About Gifu University

World's First Specialty "Nano Porous Fibers" Developed.

Fragrance and Antibacterial Components Not Lost Even With Washing "Nano Porous Fibers" Defy Conventional Wisdom

Components placed in nano-sized holes impart various functions to fibers

The "nano porous fibers" we have developed are a synthetic fiber riddled with microscopic voids (holes) less than 100 nanometers in size. These fibers are a revolutionary product capable of offering cosmetic, antibacterial, odor-controlling, and various other functions through components such as vitamin C, tannins, or enzymes packed into voids of a fully adjustable size. Development of the fibers is the product of years of joint work with fiber makers both inside and outside of Gifu Prefecture.

The new fibers were produced by creating fine cracks known as "craze" in a specialty film with an innovative molecular formulation and processing this crazed film into finely split filaments (slityarn). The interior of these crazes consists of interwoven fibrils with voids on a nanoscale. When these voids are heated to approximately 60°C, they contract, and if the fibers are infused with a component which is then heat-treated, this property seals the component into the fibers in its original form. And because the shrinkage prevents passage of water, a component effect can be maintained for a long duration, even with washing. Until now, the main technique for imparting a certain function to a fiber has been to formulate a resin with a functional component and melt the materials at high temperature to form a fiber, but the high temperature of 200°C requires no effects virtually all of an enzyme or fragrance component . In other techniques, fibers are coated, but in this case, washing or other actions also strip off the functional component easily. The newly developed fibers, however, can be processed at comparatively low temperatures below 100°C and make it possible to encapsulate enzymes and other functional components in living form.

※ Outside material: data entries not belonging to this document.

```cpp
static bspgemm_status multiply_upper_bound(bspgemm_context *ctx, const bspgemm_matrix *A,
// ... 40 lines not shown
    if (count && R > 0 && h->prep.max_f > (unsigned long long)INT_MAX)
        return bail(FAIL(BSPGEMM_ERR_OVERFLOW, "a row has more than INT_MAX products: its counts may not fit int32"));
    if (bspgemm_status st = ensure_tmp(ctx, (size_t)total + 1)) return bail(st);
    if (count)
        if (bspgemm_status st = ensure_tmpv(ctx, (size_t)total + 1)) return bail(st);
    if (bspgemm_status st = ensure_chunk_rows(ctx, compact_chunk_rows(total))) return bail(st);
    if (result_cached(ctx, result_bytes_colidx(total))) HIPCHK_B(alloc_col_idx(ctx, C, total));
    HIPCHK_B(hipEventRecord(slot.ev[2], s));

    int cls_n[2][kNumBins] = {};
    if (R > 0) {
        const int *Frow = Fm ? Fm->d_row_ptr : nullptr, *Fcol = Fm ? Fm->d_col_idx : nullptr;
        auto place = [&](int b, int n, const RowRec *rec, const long long *recpre, hipStream_t sx) {
            if (!keep) hub_order(ctx, b, n, rec, recpre, sx);
            return launch_class(b, ctx->ab, Bcol, B->gather_nnz(), B->cols, rec, recpre, n, row_begin, ctx->tmp, ctx->cnt,
                                ctx->d_err, mode, Frow, Fcol, sx, false, count ? ctx->tmpv : nullptr, ctx->shared_slots);
        };
        if (bspgemm_status st = class_phase(ctx, 1, h->products, cls_n[1], false, place)) return bail(st);
        HIPCHK_B(hipEventRecord(slot.ev[3], s));
        launch_scan_counts(ctx->cnt, R, C->d_row_ptr, ctx->partials, nullptr, s, ctx->chunk_row);
    } else {
        HIPCHK_B(hipMemsetAsync(C->d_row_ptr, 0, sizeof(long long), s));
        HIPCHK_B(hipEventRecord(slot.ev[3], s));
    }
    HIPCHK_B(hipMemcpyAsync(&h->nnzC, C->d_row_ptr + R, sizeof(long long), hipMemcpyDeviceToHost, s));
    if (!C->d_col_idx) {
        HIPCHK_B(hipStreamSynchronize(s));
        HIPCHK_B(alloc_col_idx(ctx, C, col_cap_for(total, h->nnzC)));
    }
    if (count)
        HIPCHK_B(result_alloc(ctx, reinterpret_cast<void **>(&C->d_values), result_bytes_colidx(C->col_cap)));
// ... 317 lines not shown
```

binary-spgemm_amd/csrc/wave_rows.hip:

```cpp
#include "kernels.hpp"

namespace bsp {

template <int LEVELS, MaskMode MODE>
void launch_wave_levels(int bin, const int2 *ab, const int *Bcol, int cols, int topw, const RowRec *rec,
                        const long long *recpre, const long long *row_ptr, int nrows, int row_begin, int *tmp, int *cnt,
                        unsigned *err, const int *Frow, const int *Fcol, hipStream_t s, bool count, int shared_max);
#define BSP_WAVE_EXTERN1(L, M) \
    extern template void launch_wave_levels<L, MaskMode::M>(int, const int2 *, const int *, int, int, const RowRec *, \
        const long long *, const long long *, int, int, int *, int *, unsigned *, const int *, const int *, hipStream_t, bool, int);
#define BSP_WAVE_EXTERN(L) BSP_WAVE_EXTERN1(L, None) BSP_WAVE_EXTERN1(L, Drop) BSP_WAVE_EXTERN1(L, Insert)
BSP_WAVE_EXTERN(1) BSP_WAVE_EXTERN(2) BSP_WAVE_EXTERN(3) BSP_WAVE_EXTERN(4) BSP_WAVE_EXTERN(5)
#undef BSP_WAVE_EXTERN
#undef BSP_WAVE_EXTERN1

static int wave_top_words(int levels, int cols)
{
    const long long span = 1ll << (5 * levels);
    return (int)(((long long)cols + span - 1) / span);
}

int wave_shared_max(int bin, int shared_slots)
{
    static_assert(kWaveBins == 16, "one entry per capacity class");
    static const int auto_max[kWaveBins + 1] = {0, 4, 4, 4, 4, 8, 8, 8, 8, 4, 4, 4, 4, 0, 0, 0, 0};
    if (bin < 1 || bin > kWaveBins || kWaveChunks[bin] > 16) return 0;
    if (shared_slots < 0) return auto_max[bin];
    return shared_slots > kSharedSlotsMax ? kSharedSlotsMax : shared_slots;
}

hipError_t launch_wave_rows(int bin, int levels, const int2 *ab, const int *Bcol, int cols,
                            const RowRec *rec, const long long *recpre, const long long *row_ptr, int nrows, int row_begin,
                            int *tmp, int *cnt, unsigned *err, MaskMode mode, const int *Frow, const int *Fcol, hipStream_t s,
                            bool count_only, int shared_slots)
{
    if (mode == MaskMode::Keep || mode == MaskMode::Count || (count_only && mode != MaskMode::None)) return hipErrorInvalidValue;
    if (nrows <= 0) return hipSuccess;
#define BSP_WAVE_ROW(M) {launch_wave_levels<1, MaskMode::M>, launch_wave_levels<2, MaskMode::M>, launch_wave_levels<3, MaskMode::M>, \
                         launch_wave_levels<4, MaskMode::M>, launch_wave_levels<5, MaskMode::M>}
    static const decltype(&launch_wave_levels<1, MaskMode::None>) by_levels[3][5] = {BSP_WAVE_ROW(None), BSP_WAVE_ROW(Drop),
                                                                                      BSP_WAVE_ROW(Insert)};
#undef BSP_WAVE_ROW
    const int m = mode == MaskMode::Drop ? 1 : (mode == MaskMode::Insert ? 2 : 0);
    by_levels[m][(levels < 5 ? levels : 5) - 1](bin, ab, Bcol, cols, wave_top_words(levels, cols), rec, recpre, row_ptr, nrows,
                                                row_begin, tmp, cnt, err, Frow, Fcol, s, count_only,
                                                count_only ? 0 : wave_shared_max(bin, shared_slots));
    return hipSuccess;
}

hipError_t launch_class(int bin, const int2 *ab, const int *Bcol, long long nnzB, int cols, const RowRec *rec,
                        const long long *recpre, int nrows, int row_begin, int *tmp, int *cnt, unsigned *err, MaskMode mode,
                        const int *Frow, const int *Fcol, hipStream_t s, bool count_only, int *vals, int shared_slots)
{
    if (bin > kWaveBins)
        return launch_dense_rows(bin, ab, Bcol, nnzB, cols, rec, recpre, nrows, row_begin, tmp, cnt, mode, Frow, Fcol, s, vals);
    if (mode != MaskMode::Keep && mode != MaskMode::Count)
        return launch_wave_rows(bin, wave_levels_for_cols(cols), ab, Bcol, cols, rec, count_only ? nullptr : recpre, nullptr,
                                nrows, row_begin, count_only ? nullptr : tmp, cnt, err, mode, Frow, Fcol, s, count_only,
                                shared_slots);
    if (!wave_masked_supported(cols))
        return launch_dense_rows(bin, ab, Bcol, nnzB, cols, rec, recpre, nrows, row_begin, tmp, cnt, mode, Frow, Fcol, s, vals);
    launch_wave_masked(bin, ab, Bcol, cols, Frow, Fcol, rec, recpre, nrows, row_begin, tmp, cnt,
                       mode == MaskMode::Count ? vals : nullptr, s);
    return hipSuccess;
}

}
```
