@@ -1548,10 +1599,17 @@
                 }
             }
             int winlane = 64;
+            if constexpr (CARRY) { if (p >= bend) c_cw = HARC_NONE; }
             if constexpr (SEQ) {
             {
                 unsigned long long mc = __ballot(cand);
-                if (!COOP) { const unsigned long long mb = __ballot(big); if (mb) mc &= (mb & (0ULL - mb)) - 1ULL; }
+                if (!COOP) {
+                    const unsigned long long mb = __ballot(big);
+                    if (mb) {
+                        mc &= (mb & (0ULL - mb)) - 1ULL;
+                        if constexpr (CARRY) { if (lane >= __ffsll((long long)mb) - 1) c_cw = HARC_NONE; }
+                    }
+                }
                 const bool exactwin = !SPEC && s.maxsearch < (int)HARC_LARGEBIN;
                 uint32_t ntest = 0;
                 while (mc) {
@@ -1570,6 +1628,7 @@
                     uint32_t lead = 0, hit = HARC_NONE, rd = 0; bool alltop = true; int seen = 0, hit_hd = -1;
                     uint32_t idv = 0;
                     if (!emb && (uint32_t)lane < cntb) idv = ids[o_sst + lane];
+                    if constexpr (CARRY) asm volatile("" : "+v"(idv));
                     for (uint32_t i = cntb; i > 0 && seen < s.maxsearch; i--) {
                         const uint32_t rid = emb ? o_sst : (uint32_t)__builtin_amdgcn_readlane((int)idv, (int)(i - 1));
                         if (!OWNT && __ballot(ownreg == rid && lane < t)) { alltop = false; continue; }
@@ -1589,7 +1648,7 @@
                         ntest++; if (exactwin) seen++;
                         if (hd <= s.thresh) { hit = rid; hit_hd = hd; break; }
                     }
-                    if (lead && lane == 0) {
+                    if (lead && lane == 0 && !(CARRY && bi < 0)) {
                         uint32_t *cp = reinterpret_cast<uint32_t *>(&(o_l ? s.slots[1] : s.slots[0])[o_slot]) + 3;
                         if (lead == cntb) atomicOr(cp, SLOT_DEAD); else if (!emb) atomicMin(cp, (cntb - lead) | (o_cw & SLOT_OVF));
                     }
@@ -1618,7 +1677,7 @@
                 const unsigned long long bigall = __ballot(big);
                 unsigned long long bigm = bigall;
                 if (winlane < 64) bigm &= (1ULL << winlane) - 1ULL;
-                if (!COOP) { if (bigm) { defer = true; break; } }
+                if (!COOP) { if (bigm) { defer = true; if constexpr (CARRY) bi++; break; } }
                 int caplane = 64;
                 if (COOP) {
                     const int need = s.stepcap - stepbig;
@@ -1668,16 +1727,25 @@
             PH(3);
             if (lane <= winlane) ncu += ncb;
             if (found != HARC_NONE) {
-                nuse += (uint32_t)(base + winlane + 1);
+                if constexpr (CARRY) VACC(nuse, (uint32_t)(base + winlane + 1)); else nuse += (uint32_t)(base + winlane + 1);
                 lastp += 4 * (base + winlane) - (lastp >> 2);
+                if constexpr (CARRY) {
+                    if ((lazy & 2) && fhd == 0) {
+                        int ln = lane; asm volatile("" : "+v"(ln));
+                        stash[ln] = make_uint2(c_sst, c_cw);
+                        if (lane == 0) *cmeta = ((uint32_t)base << 8) | (uint32_t)fj;
+                    }
+                    bi++;
+                }
                 break;
             }
             base = bend;
         }
+        if constexpr (CARRY) VACC(wk, (uint32_t)bi << 16);
         }
         if (defer || stalled) break;
         if (found == HARC_NONE) {
-            nuse += (uint32_t)s.nprobe; dbg_miss++;
+            if constexpr (CARRY) { VACC(nuse, (uint32_t)s.nprobe); VACC(wk, 1u << 8); } else { nuse += (uint32_t)s.nprobe; dbg_miss++; }
             if (ownlate && own_ins < t) own_sync(t);
             uint32_t sid = HARC_NONE;
             if (spos < nsugg) {
@@ -1690,7 +1758,7 @@
                     else for (int k = 0; k < t; k++) okc = okc && ((uint32_t)__builtin_amdgcn_readlane((int)ownreg, k) != id);
                 }
                 const unsigned long long sm = __ballot(okc);
-                if (sm) { const int f = __ffsll((long long)sm) - 1; sid = __shfl(id, f, 64); spos += f + 1; } else spos = nsugg;
+                if (sm) { const int f = __ffsll((long long)sm) - 1; if constexpr (CARRY) sid = (uint32_t)__builtin_amdgcn_readlane((int)id, f); else sid = __shfl(id, f, 64); spos += f + 1; } else spos = nsugg;
             }
             if (sid == HARC_NONE) { needseed = true; break; }
             if (lane == 0) s.steps[(size_t)c * 64 + t] = make_uint2(sid, (1u << 16) | ((uint32_t)spos << 24));
@@ -1701,10 +1769,11 @@
                 if (lane < NW) { const uint32_t *rp = reinterpret_cast<const uint32_t *>(s.reads + (size_t)sid * W); rdl[lane] = rp[lane]; }
                 __builtin_amdgcn_fence(__ATOMIC_RELEASE, "wavefront");
                 __builtin_amdgcn_wave_barrier();
-                cons_reset_lds(st, rdl, L, lane);
+                int ln = lane; if constexpr (CARRY) asm volatile("" : "+v"(ln));
+                cons_reset_lds(st, rdl, L, ln);
             }
             rows_ok = false; pend = 0; ptot = 0;
-            nst++;
+            if constexpr (CARRY) VACC(wk, 1u); else nst++;
             if (COOP && bigprobes >= s.budget) break;
             continue;
         }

Thus far, the "Gifu University Research Group for the Practical Use of Nano Porous Fiber Craze Processing" has commercialized the fibers in such forms as body wraps and socks. In addition to the Industrial Technology Center of the Gifu Prefectural Government, the Group includes Kamiya Material Gifu Co., Ltd; Miwamasaknit Co., Ltd; Asahi Orimono Co., Ltd; and Toyoseni Co., Ltd., all from Gifu Prefecture, and the Yagikuma Co., Ltd., from the city of Fukui. New items that the Group produced last year also include mats infused with different seasonal fragrances such as menthol and ginger.

[Prototypes for commercialization]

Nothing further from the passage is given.